The Fair Housing Act makes it illegal to discriminate against renters or homebuyers based on a mental disability. The law defines disability using the same “substantially limits a major life activity” standard and explicitly includes mental illness. Landlords cannot refuse to rent to someone, impose different lease terms, or evict someone because of a mental health condition.

The law also requires landlords to make reasonable accommodations to rules or policies when necessary for a person with a disability to have equal use of their housing. This is the legal basis for emotional support animal requests: if a mental health provider determines an animal is necessary for a tenant’s disability-related needs, a landlord generally must allow it even in a no-pets building. What counts as “reasonable” is determined case by case, and accommodations that impose an undue financial burden on the landlord are not required.

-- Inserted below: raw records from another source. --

# nyu-systems/Grendel-GS

Measured on AMD Instinct MI355X. Metric: training iters/sec (fwd+bwd), higher is better.
Workload: dtype f32

## Files before the change

grendel-gs_amd/csrc/api.hip:

```cpp
#include "common.h"

extern "C" {

const char *gsr_error_string(int code) {
    if (code == 0) return "success";
    if (code == GSR_EINVAL) return "gsraster: invalid argument";
    if (code == GSR_ENOSPACE) return "gsraster: workspace too small";
    if (code == GSR_ERETRY) return "gsraster: pair count valid, bounded sort must be repeated";
    if (code == GSR_EFAULT)
        return "gsraster: a persistent binning kernel of an earlier call timed out at a grid barrier (hung or preempted "
               "device); that view's lists are incomplete; the look-back pipeline is used from now on";
    if (code > 0) return hipGetErrorString((hipError_t)code);
    return "gsraster: unknown error";
}

int gsr_abi_version(void) { return 14; }

int gsr_get_block_xy(int *block_x, int *block_y, int *one_dim_block) {
    if (!block_x || !block_y || !one_dim_block) return GSR_EINVAL;
    *block_x = GSR_BLOCK_X;
    *block_y = GSR_BLOCK_Y;
    *one_dim_block = GSR_ONE_DIM_BLOCK;
    return 0;
}
// ... 189 lines not shown
                              const uint8_t *compute_locally, const float *bg, const float *final_T,
                              const int32_t *n_contrib, const float *dL_dpixels, float *dL_record,
                              const float *out_color, void *seg_ws, size_t seg_bytes, int row_lo, int row_hi,
                              int record_is_zero, double *acc64, uint8_t *touched, gsr_stream_t stream) {
    if (P < 0 || width <= 0 || height <= 0) return GSR_EINVAL;
    if (P == 0) return 0;
    if (!ranges || !compute_locally || !bg || !final_T || !n_contrib || !dL_dpixels || !means2D || !conic_opacity ||
        !rgb || !dL_record || !acc64)
        return GSR_EINVAL;
    return gsr_launch_composite_backward(P, width, height, ranges, point_list, means2D, conic_opacity, rgb,
                                         compute_locally, bg, final_T, n_contrib, dL_dpixels, dL_record, out_color,
                                         seg_ws, seg_bytes, row_lo, row_hi, record_is_zero ? 1 : 0,
                                         reinterpret_cast<hipStream_t>(stream), acc64, touched);
}

int gsr_render_backward(int P, int width, int height, const int32_t *ranges, const uint32_t *point_list,
                        const float *means2D, const float *conic_opacity, const float *rgb,
                        const uint8_t *compute_locally, const float *bg, const float *final_T,
                        const int32_t *n_contrib, const float *dL_dpixels, float *dL_record, gsr_stream_t stream) {
    if (P < 0 || width <= 0 || height <= 0) return GSR_EINVAL;
    if (P == 0) return 0;
    if (!ranges || !compute_locally || !bg || !final_T || !n_contrib || !dL_dpixels || !means2D || !conic_opacity ||
        !rgb || !dL_record)
        return GSR_EINVAL;
    return gsr_launch_composite_backward(P, width, height, ranges, point_list, means2D, conic_opacity, rgb,
                                         compute_locally, bg, final_T, n_contrib, dL_dpixels, dL_record, nullptr,
                                         nullptr, 0, 0, 0, 0, reinterpret_cast<hipStream_t>(stream));
}

}
// ... 1 lines not shown
```

grendel-gs_amd/csrc/common.h:

```cpp
#pragma once
#include <hip/hip_runtime.h>
#include <stdint.h>

#include "../../include/gsraster.h"

#define GSR_WAVE 64

#define GSR_LAUNCH_CHECK()                         \
    do {                                           \
        hipError_t e__ = hipGetLastError();        \
        if (e__ != hipSuccess) return (int)e__;    \
    } while (0)

#define GSR_HIP(expr)                              \
    do {                                           \
        hipError_t e__ = (expr);                   \
        if (e__ != hipSuccess) return (int)e__;    \
    } while (0)

static inline int gsr_div_up(long long a, long long b) { return (int)((a + b - 1) / b); }

__device__ __forceinline__ int gsr_xcd_span_of_block(int b, int nwg) {
#ifdef GSR_NO_XCD_MAP
    return b;
// ... 75 lines not shown
                                  hipStream_t stream);
int gsr_launch_preprocess_backward(int P, int D, int M, const float *means3D, const float *scales,
                                   float scale_modifier, const float *rotations, const float *shs,
                                   const float *shs_rest, const float *opacities_raw, const float *viewmatrix, const float *projmatrix, const float *campos, int W,
                                   int H, float tanfovx, float tanfovy, const int32_t *radii, const float *cov3D,
                                   const uint8_t *clamped, const float *dL_dmeans2D, const float *dL_dconic_opacity,
                                   const float *dL_drgb, int grad_row_stride, float *dL_dmeans3D, float *dL_dscales, float *dL_drotations,
                                   float *dL_dshs, float *dL_dshs_rest, float *dL_dopacities, hipStream_t stream);
int gsr_launch_local2j(int P, int W, int H, int ws, const float *means2D, const int32_t *radii, const int32_t *div,
                       uint8_t *out, hipStream_t stream);

int gsr_launch_composite_forward(int P, int W, int H, const int32_t *ranges, const uint32_t *point_list,
                                 const float *means2D, const float *conic_opacity, const float *rgb,
                                 const uint8_t *compute_locally, const float *bg, float *out_color, float *final_T,
                                 int32_t *n_contrib, void *seg_ws, size_t seg_bytes, int row_lo, int row_hi,
                                 void *zero_ptr, size_t zero_bytes, hipStream_t stream);
size_t gsr_composite_seg_bytes(int W, int H);
int gsr_launch_composite_backward(int P, int W, int H, const int32_t *ranges, const uint32_t *point_list,
                                  const float *means2D, const float *conic_opacity, const float *rgb,
                                  const uint8_t *compute_locally, const float *bg, const float *final_T,
                                  const int32_t *n_contrib, const float *dL_dpixels, float *dL_record,
                                  const float *out_color, void *seg_ws, size_t seg_bytes, int row_lo, int row_hi,
                                  int record_is_zero, hipStream_t stream, double *acc64 = nullptr,
                                  uint8_t *touched = nullptr);
```

grendel-gs_amd/csrc/composite.hip:

```cpp
#include "common.h"

namespace {

constexpr float LOG2E = 1.4426950408889634f;
constexpr float ALPHA_MIN = 1.0f / 255.0f;
constexpr float T_STOP = 0.0001f;

__device__ unsigned long long g_walked[2];

#ifdef GSR_STATS
__device__ unsigned long long g_stats[8];
#define GSR_STAT(i, v) do { const unsigned long long sv__ = (unsigned long long)(v); if (lane == 0) atomicAdd(&g_stats[i], sv__); } while (0)
#else
#define GSR_STAT(i, v) do { } while (0)
#endif

struct Entry {
    float x, y;
    float a2, b2, c2;
    float o;
    bool relevant;
};

#ifndef GSR_NO_LOG2O
// ... 125 lines not shown
    return 64 + sizeof(uint32_t) * (size_t)cap + sizeof(int32_t) * (size_t)tiles * SEG_MAXJ + sizeof(float) * 1024 * (size_t)cap;
}
inline SegWs seg_ws_of(void *ws, int tiles, uint32_t cap) {
    SegWs w{};
    if (!ws) return w;
    char *b = reinterpret_cast<char *>(ws);
    w.hdr = reinterpret_cast<uint32_t *>(b);
    w.queue = reinterpret_cast<uint32_t *>(b + 64);
    w.seg_slot = reinterpret_cast<int32_t *>(b + 64 + sizeof(uint32_t) * (size_t)cap);
    w.ckpt = reinterpret_cast<float *>(b + 64 + sizeof(uint32_t) * (size_t)cap + sizeof(int32_t) * (size_t)tiles * SEG_MAXJ);
    w.cap = cap;
    return w;
}
constexpr uint32_t SEG_CAP = 8192;

__device__ __forceinline__ void k8_checkpoint(const SegWs &seg, int *s_slot, int tile, int c, int lane,
                                                        int wave, float T, float c0, float c1, float c2) {
    const int j = c / SEG_LEN - 1;
    int slot = 0;
    if (lane == 0) {
        int v = atomicCAS(&s_slot[j], -1, -2);
        if (v == -1) {
            const uint32_t k = atomicAdd(seg.hdr, 1u);
            v = k < seg.cap ? (int)k : -3;
            if (v >= 0) {
                seg.queue[k] = (uint32_t)tile * 32u + (uint32_t)(j + 1);
                seg.seg_slot[(size_t)tile * SEG_MAXJ + j] = v;
            }
            __hip_atomic_store(&s_slot[j], v, __ATOMIC_RELEASE, __HIP_MEMORY_SCOPE_WORKGROUP);
        } else {
// ... 7 lines not shown
        ck[0] = T;
        ck[256] = c0;
        ck[512] = c1;
        ck[768] = c2;
    }
}
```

What “Substantially Limits” Actually Means

The phrase that runs through all these laws is “substantially limits one or more major life activities.” In practice, this means the condition has to do more than cause occasional difficulty. A person who feels anxious before public speaking doesn’t have a disability under these laws. A person whose generalized anxiety disorder makes it consistently difficult to concentrate at work, maintain relationships, or leave their home likely does.

The standard is not all-or-nothing. You don’t need to be completely unable to work or function. The condition needs to make a major life activity significantly harder for you than it is for most people. Courts and agencies look at the nature and severity of the impairment, how long it lasts or is expected to last, and what it actually prevents you from doing. Episodic conditions like bipolar disorder or recurring major depression qualify even during periods of remission, as long as the condition substantially limits you when it’s active.